··· Data to process ···

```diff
-                *reinterpret_cast<float4 *>(out_v + ((size_t)(y0 + row + 1) * (W + 2) + (x0 + x + 1)) * C + 4 * c4) =
-                    *reinterpret_cast<const float4 *>(tile + row * kOpRowPitch + x * kOpCh + 4 * c4);
+                dst = reinterpret_cast<float4 *>(out_v + ((size_t)(y0 + row + 1) * (W + 2) + (x0 + x + 1)) * C + 4 * c4);
+                return *reinterpret_cast<const float4 *>(tile + row * kOpRowPitch + x * kOpCh + 4 * c4);
+            };
+#pragma unroll
+            for (int j0 = 0; j0 < kOpCols / 4; j0 += 4) {
+                float4 *d0, *d1, *d2, *d3;
+                const float4 q0 = tile_piece(j0, d0), q1 = tile_piece(j0 + 1, d1), q2 = tile_piece(j0 + 2, d2), q3 = tile_piece(j0 + 3, d3);
+                __builtin_amdgcn_sched_barrier(0);
+                *d0 = q0; *d1 = q1; *d2 = q2; *d3 = q3;
+                __builtin_amdgcn_sched_barrier(0);
             }
             stores_behind = more;
             lds_barrier();
+    };
+    {
+        const int total = ((H + kOpRows - 1) / kOpRows) * s_last;
+        int y0 = 0, s = 0;
+        auto advance = [&]() { if (++s == s_last) { s = 0; y0 += kOpRows; } };
+        for (int t = 0; t < total; t += 2) {
+            strip(buf_a, buf_b, y0, s);
+            advance();
+            if (t + 1 < total) { strip(buf_b, buf_a, y0, s); advance(); }
         }
     }
     if (m.absmax) {
@@ -448,7 +480,8 @@
             const int left = oa.split[s] * kOpCols, wide = oa.split[s] ? (left > a.m[s].W - left ? left : a.m[s].W - left) : a.m[s].W;
             part_max = wide > part_max ? wide : part_max;
         }
-        const size_t lds = (size_t)kOpRows * kOpRowPitch * 4 + (size_t)part_max * kOpCh * 8;
+        size_t lds = (size_t)kOpRows * kOpRowPitch * 4 + (size_t)part_max * kOpCh * 8;
+        if (lds < 81 * 1024) lds = 81 * 1024;
         auto launch = [&](auto kern) {
             hipError_t e0 = hipFuncSetAttribute(reinterpret_cast<const void *>(kern), hipFuncAttributeMaxDynamicSharedMemorySize, (int)lds);
             if (e0 != hipSuccess) return (int)e0;
```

···

Exercise aim:
Scan the lines above for "total", then copy every one that has it.

Answer space:
+        const int total = ((H + kOpRows - 1) / kOpRows) * s_last;
+        for (int t = 0; t < total; t += 2) {
+            if (t + 1 < total) { strip(buf_b, buf_a, y0, s); advance(); }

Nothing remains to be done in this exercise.